[Dataset entries]
____________________
template <int F, bool SEARCH>
__device__ __forceinline__ void tower_board(const __bf16* __restrict__ planes, const TowerArgs& ta, int row0, int nb,
                                            float* __restrict__ pol_out, float* __restrict__ val_out,
                                            const SearchOut& so, int tid) {
    constexpr int BPB = TowerCfg<F>::BPB, WB = TowerCfg<F>::WB, BPW = BPB / WB, NCO = TowerCfg<F>::NCO;
    constexpr int NCW = F / (16 * NCO);
    constexpr int NT = NCW * WB * 64;
    constexpr int RSF = F / 8 + 2, RSI = 32 / 8 + 2;
    constexpr int XSZ = BPB * 64 * RSF;
    constexpr int ZN = 16 + F / 8;
    constexpr int HSZ0 = (HeadsScratch<HeadsCfg<F>::NB, NT>::FLOATS * 4 + 15) / 16;
    constexpr int HSZ = ((XSZ > HSZ0 ? XSZ : HSZ0) + 15) / 16 * 16;
// ... 491 lines not shown
                                        : n * 1024 + wino_toff<F>(0, i * XS + rx);
                    wring[i][rx][n] = __builtin_bit_cast(f32x4, __builtin_amdgcn_raw_buffer_load_b128(r, voff + off, 0, 0));
                }
    }
    for (int b = 0; b < ta.blocks; b++) {
        const unsigned wb3 = b + 1 < ta.blocks ? ta.wwbytes[2 * b + 2] : 0u;
        const __amdgpu_buffer_rsrc_t r1 = t32_rsrc(ta.ww[2 * b], ta.wwbytes[2 * b]);
        const __amdgpu_buffer_rsrc_t r2 = t32_rsrc(ta.ww[2 * b + 1], ta.wwbytes[2 * b + 1]);
        const __amdgpu_buffer_rsrc_t r3 = t32_rsrc(b + 1 < ta.blocks ? ta.ww[2 * b + 2] : ta.ww[2 * b + 1], wb3);
        constexpr bool PRE = F == 256 || F == 64;
        conv_wino<F, false, H16, SP, ROWS, VROWS>(ldsb, vbase, r1, r2, ta.b[1 + 2 * b], ta.wus[2 * b], wring, xres, w, lane, PRE && b > 0, PRE, 0, flag,
                            2 * b + 1, tr ? tr + 3 + 64 * b : nullptr);
        conv_wino<F, true, H16, SP, ROWS, VROWS>(ldsb, vbase, r2, r3, ta.b[2 + 2 * b], ta.wus[2 * b + 1], wring, xres, w, lane, PRE, PRE && b + 1 < ta.blocks,
                           F == 64 ? 1 : 0, flag, 2 * b + 2, tr ? tr + 35 + 64 * b : nullptr);
    }
    heads_group<F, RSF, 1, NT, SEARCH, true, H16>(ldsb, reinterpret_cast<float*>(V), 0, 1, row0, tid, ta.head_frag32, ta.head,
                                             pol_out, val_out, so, tr);
    wino_stamp(tr, 3 + 64 * 20);
}

template <int F, bool SEARCH, bool H16, int SP = 16, bool ROWS = false, bool VROWS = false>
__global__ void __launch_bounds__(WinoCfg<F>::NWV * 64)
tower32w_kernel(const float* __restrict__ planes, TowerArgs ta, const int* __restrict__ count_ptr, int rows,
                float* __restrict__ pol_out, float* __restrict__ val_out, SearchOut so) {
    const int count = count_ptr ? min(load_fresh(count_ptr), rows) : rows;
    if ((int)blockIdx.x >= count) return;
    tower32w_board<F, SEARCH, H16, SP, ROWS, VROWS>(planes, ta, blockIdx.x, pol_out, val_out, so, threadIdx.x);
}

typedef unsigned int u32v4 __attribute__((__vector_size__(16)));
constexpr int WINO_B2_HS = (HeadsScratch<1, 512, heads_npart(512, true)>::FLOATS * 4 + 15) / 16;
constexpr int WINO_B2_AUX = ((WINO_B2_HS > 64 * 10 ? WINO_B2_HS : 64 * 10) + 15) / 16 * 16;
constexpr int WINO_B2_ZN = 16 + 256 / 4;
constexpr int WINO_B2_LDS = (WINO_B2_VBYTES / 16 + WINO_B2_AUX + WINO_B2_ZN + 1) * 16;
constexpr int WINO_B2_OVL = 0;
static_assert(WINO_B2_OVL % 256 == 0 && WINO_B2_OVL + WINO_B2_ACT <= WINO_B2_VBYTES, "the ACT overlay lies inside V");
__device__ __forceinline__ void b2_stores_done() { asm volatile("s_waitcnt vmcnt(0)" ::: "memory"); }
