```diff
+                    return mfma_tile<T, S, C, S, true>(sBR1, sB1, mt, nt, lane, acc);
+                },
+                [&](int r, int cc, T v) { sTh1[cc * S + r] = v + sQki[cc * S + r]; });
+            if (full0)
+                mfma_tiles_on_waves<T, S, S, NW>(wave, lane, TILES,
+                    [&](int mt, int nt, typename Mfma<T>::acc_t acc) {
+                        acc = mfma_tile<T, S, S, S, true>(sPhi0, sA0, mt, nt, lane, acc);
+                        return mfma_tile<T, S, C, S, true>(sBR0, sB0, mt, nt, lane, acc);
+                    },
+                    [&](int r, int cc, T v) { sTh0[cc * S + r] = v + sQm[cc * S + r]; });
+            __syncthreads();
+            if (wave == 0) invert_to<T, S>(sTh1, sPm, lane, (T)-1);
+            else if (wave == 1) { if (full0) invert_to<T, S>(sTh0, sTh0, lane, (T)-1); }
+            __syncthreads();
+            stamp(2);
+            mfma_tiles_on_waves<T, S, S, NW>(wave, lane, 0,
+                [&](int mt, int nt, typename Mfma<T>::acc_t acc) { return mfma_tile<T, S, S, S, false>(sPm, sPhi1, mt, nt, lane, acc); },
+                [&](int r, int cc, T v) { sT[cc * S + r] = v; });
+            mfma_tiles_on_waves<T, S, S, NW>(wave, lane, TILES,
+                [&](int mt, int nt, typename Mfma<T>::acc_t acc) { return mfma_tile<T, S, S, S, true>(sTh0, sPhi1, mt, nt, lane, acc); },
+                [&](int r, int cc, T v) { sT[SS + cc * S + r] = v; });
+            __syncthreads();
+            mfma_tiles_on_waves<T, S, S, NW>(wave, lane, 0,
+                [&](int mt, int nt, typename Mfma<T>::acc_t acc) { return mfma_tile<T, S, S, S, false>(sT, sTh0, mt, nt, lane, acc); },
+                [&](int r, int cc, T v) { sPL[cc * S + r] = v; });
+            mfma_tiles_on_waves<T, S, S, NW>(wave, lane, TILES,
+                [&](int mt, int nt, typename Mfma<T>::acc_t acc) { return mfma_tile<T, S, S, S, false>(sT + SS, sPm, mt, nt, lane, acc); },
+                [&](int r, int cc, T v) { sPR[cc * S + r] = v; });
+        }
+        __syncthreads();
+        {
+            const int glen = last ? SS : SS + CC;
+            const bool wG = a.mode != 1, wC = a.mode == 0 && !first;
+            auto rot = [&](int s) { return (tid + NT * SS - s * SS) & (NT - 1); };
+            constexpr int UG = (SS + CC + NT - 1) / NT, UC = (ABS + NT - 1) / NT, UB = (SS + NT - 1) / NT, UV = (S + NT - 1) / NT;
+            T wGd[UG], wCd[UC], wGi[UG], wSl[UB], wSm[UB], wSr[UB], wPl[UB], wPm[UB], wPr[UB], wga[UV];
+            if (wG) wo_load<NT, SS + CC>(wGd, rot(0), glen, [&](int i) { return i < SS ? sQk[i] : sRk[i - SS]; });
+            if (wC) wo_load<NT, ABS>(wCd, rot(1), ABS, [&](int i) { return sA1[i]; });
+            wo_load<NT, SS + CC>(wGi, rot(2), glen, [&](int i) { return sQki[i]; });
+            wo_load<NT, SS>(wSl, rot(3), SS, [&](int i) { return first ? (T)0 : -sPhi1[i]; });
+            wo_load<NT, SS>(wSm, rot(4), SS, [&](int i) { return first ? -sQki[i] : -sTh1[i]; });
+            wo_load<NT, SS>(wPl, rot(5), SS, [&](int i) { return first ? (T)0 : sPL[i]; });
+            wo_load<NT, SS>(wPm, rot(6), SS, [&](int i) { return first ? -sQk[i] : sPm[i]; });
+            if (!first) {
+                wo_load<NT, SS>(wSr, rot(7), SS, [&](int i) { return -sPhi1[(i % S) * S + i / S]; });
+                wo_load<NT, SS>(wPr, rot(8), SS, [&](int i) { return sPR[i]; });
+            }
+            wo_load<NT, S>(wga, rot(9), S, [&](int i) {
+                if (first) return sc[i] - sv[i];
+                T gt = sv[i] - sc[i];
+                gt += sv[2 * S + i] + sv[S + i];
+                return -gt;
             });
-        mfma_tiles_on_waves<T, S, C, NW>(wave, lane, TILES,
-            [&](int mt, int nt, typename Mfma<T>::acc_t acc) { return mfma_tile<T, S, C, C, false>(sB1, sRm, mt, nt, lane, acc); },
-            [&](int r, int cc, T v) { sBR1[cc * S + r] = v; });
-        if (full0) {
-            mfma_tiles_on_waves<T, S, S, NW>(wave, lane, 2 * TILES,
-                [&](int mt, int nt, typename Mfma<T>::acc_t acc) { return mfma_tile<T, S, S, S, false>(sA0, sQmm, mt, nt, lane, acc); },
-                [&](int r, int cc, T v) { sPhi0[cc * S + r] = v; });
-            mfma_tiles_on_waves<T, S, C, NW>(wave, lane, 3 * TILES,
-                [&](int mt, int nt, typename Mfma<T>::acc_t acc) { return mfma_tile<T, S, C, C, false>(sB0, sRmm, mt, nt, lane, acc); },
-                [&](int r, int cc, T v) { sBR0[cc * S + r] = v; });
-        }
-        if (wave == NW - 1) mv<T, S, S>(sv, sQk, sq + n, lane);
-        __syncthreads();
-        if (wave == NW - 1) mv<T, S, S>(sv + S, sPhi1, sq, lane);
-        if (wave == NW - 2) mv<T, S, C>(sv + 2 * S, sBR1, sq + S, lane);
-        mfma_tiles_on_waves<T, S, S, NW>(wave, lane, 0,
-            [&](int mt, int nt, typename Mfma<T>::acc_t acc) {
-                acc = mfma_tile<T, S, S, S, true>(sPhi1, sA1, mt, nt, lane, acc);
-                return mfma_tile<T, S, C, S, true>(sBR1, sB1, mt, nt, lane, acc);
-            },
-            [&](int r, int cc, T v) {
-                const T th = v + sQk[cc * S + r];
-                sTh1[cc * S + r] = th;
-                Sk[SS + cc * S + r] = -th;
-                imS(k, 1, r, cc, -th);
-            });
-        if (full0)
-            mfma_tiles_on_waves<T, S, S, NW>(wave, lane, TILES,
-                [&](int mt, int nt, typename Mfma<T>::acc_t acc) {
-                    acc = mfma_tile<T, S, S, S, true>(sPhi0, sA0, mt, nt, lane, acc);
-                    return mfma_tile<T, S, C, S, true>(sBR0, sB0, mt, nt, lane, acc);
-                },
-                [&](int r, int cc, T v) { sTh0[cc * S + r] = v + sQm[cc * S + r]; });
-        __syncthreads();
-        if (wave == 0) invert_to<T, S>(sTh1, sTh1, lane, (T)-1);
-        else if (wave == 1) { if (full0) invert_to<T, S>(sTh0, sTh0, lane, (T)-1); }
-        else {
-            for (int i = tid - 2 * WAVE; i < S; i += NT - 2 * WAVE) {
-                T gt = sv[i] - c[(size_t)k * S + i];
-                gt += sv[2 * S + i] + sv[S + i];
-                gamma[(size_t)k * S + i] = -gt;
-            }
+            if (wG) wo_store<NT, SS + CC>(wGd, rot(0), glen, [&](int i, T v) { Gd[gk + i] = v; });
+            if (wC) wo_store<NT, ABS>(wCd, rot(1), ABS, [&](int i, T v) { Cd[cm + i] = v; });
+            wo_store<NT, SS + CC>(wGi, rot(2), glen, [&](int i, T v) { Ginv[gk + i] = v; });
+            wo_store<NT, SS>(wSl, rot(3), SS, [&](int i, T v) { Sk[i] = v; imS(k, 0, i % S, i / S, v); });
+            wo_store<NT, SS>(wSm, rot(4), SS, [&](int i, T v) { Sk[SS + i] = v; imS(k, 1, i % S, i / S, v); });
+            wo_store<NT, SS>(wPl, rot(5), SS, [&](int i, T v) { Pk[i] = v; imP(k, 0, i % S, i / S, v); });
+            wo_store<NT, SS>(wPm, rot(6), SS, [&](int i, T v) { Pk[SS + i] = v; imP(k, 1, i % S, i / S, v); });
+            if (!first) {
+                wo_store<NT, SS>(wSr, rot(7), SS, [&](int i, T v) { Sk[i - SS] = v; imS(k - 1, 2, i % S, i / S, v); });
+                wo_store<NT, SS>(wPr, rot(8), SS, [&](int i, T v) { Pk[i - SS] = v; imP(k - 1, 2, i % S, i / S, v); });
+            }
+            wo_store<NT, S>(wga, rot(9), S, [&](int i, T v) { gamma[(size_t)k * S + i] = v; });
             if (last)
-                for (int i = tid - 2 * WAVE; i < SS; i += NT - 2 * WAVE) {
+                for (int i = rot(10); i < SS; i += NT) {
                     Pk[2 * SS + i] = (T)0;
                     Sk[2 * SS + i] = (T)0;
                     imP(k, 2, i % S, i / S, (T)0); imS(k, 2, i % S, i / S, (T)0);
                 }
         }
-        __syncthreads();
-        stamp();
-        for (int i = tid; i < SS; i += NT) { Pk[SS + i] = sTh1[i]; imP(k, 1, i % S, i / S, sTh1[i]); }
-        mfma_tiles_on_waves<T, S, S, NW>(wave, lane, 0,
-            [&](int mt, int nt, typename Mfma<T>::acc_t acc) { return mfma_tile<T, S, S, S, false>(sTh1, sPhi1, mt, nt, lane, acc); },
-            [&](int r, int cc, T v) { sT[cc * S + r] = v; });
-        mfma_tiles_on_waves<T, S, S, NW>(wave, lane, TILES,
-            [&](int mt, int nt, typename Mfma<T>::acc_t acc) { return mfma_tile<T, S, S, S, true>(sTh0, sPhi1, mt, nt, lane, acc); },
-            [&](int r, int cc, T v) { sT[SS + cc * S + r] = v; });
-        __syncthreads();
-        mfma_tiles_on_waves<T, S, S, NW>(wave, lane, 0,
-            [&](int mt, int nt, typename Mfma<T>::acc_t acc) { return mfma_tile<T, S, S, S, false>(sT, sTh0, mt, nt, lane, acc); },
-            [&](int r, int cc, T v) { Pk[cc * S + r] = v; imP(k, 0, r, cc, v); });
-        mfma_tiles_on_waves<T, S, S, NW>(wave, lane, TILES,
-            [&](int mt, int nt, typename Mfma<T>::acc_t acc) { return mfma_tile<T, S, S, S, false>(sT + SS, sTh1, mt, nt, lane, acc); },
-            [&](int r, int cc, T v) { Pk[2 * SS - 3 * SS + cc * S + r] = v; imP(k - 1, 2, r, cc, v); });
-        stamp();
+        stamp(3);
+        if (stamping && tid == 0 && n_stamp + 4 <= 16)
+            for (int j = 0; j < 4; ++j) a.stamps[n_stamp + j] = ts[j];
+        n_stamp += 4;
     }
 }
 
diff --git a/gato_python_amd/csrc/gato_capi.hip b/gato_python_amd/csrc/gato_capi.hip
--- a/gato_python_amd/csrc/gato_capi.hip
+++ b/gato_python_amd/csrc/gato_capi.hip
@@ -245,6 +245,8 @@
         case 10: return s->eta_hist;
         case 11: return s->rhs_ws;
         case 12: return s->qp_pcg_total;
+        case 13: return s->imgS;
+        case 14: return s->imgP;
         default: return nullptr;
     }
 }
@@ -333,6 +335,7 @@
     else if (!strcmp(name, "asm_mode")) *value = s->asm_mode;
     else if (!strcmp(name, "last_asm_fused")) *value = s->last_asm_fused;
     else if (!strcmp(name, "last_image")) *value = s->last_image;
+    else if (!strcmp(name, "img_ld")) *value = s->imgS ? s->img_ld : 0;
     else if (!strcmp(name, "last_semi")) *value = s->last_semi;
     else if (!strcmp(name, "last_fallback")) *value = s->last_fallback;
     else if (!strcmp(name, "last_dz_fused")) *value = s->dz_fused;
```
____________________
Exercise
Identify the lines in the entries that hold "void" and return each one.

Answer for the task
__device__ __forceinline__ void tower_board(const __bf16* __restrict__ planes, const TowerArgs& ta, int row0, int nb,
__global__ void __launch_bounds__(WinoCfg<F>::NWV * 64)
__device__ __forceinline__ void b2_stores_done() { asm volatile("s_waitcnt vmcnt(0)" ::: "memory"); }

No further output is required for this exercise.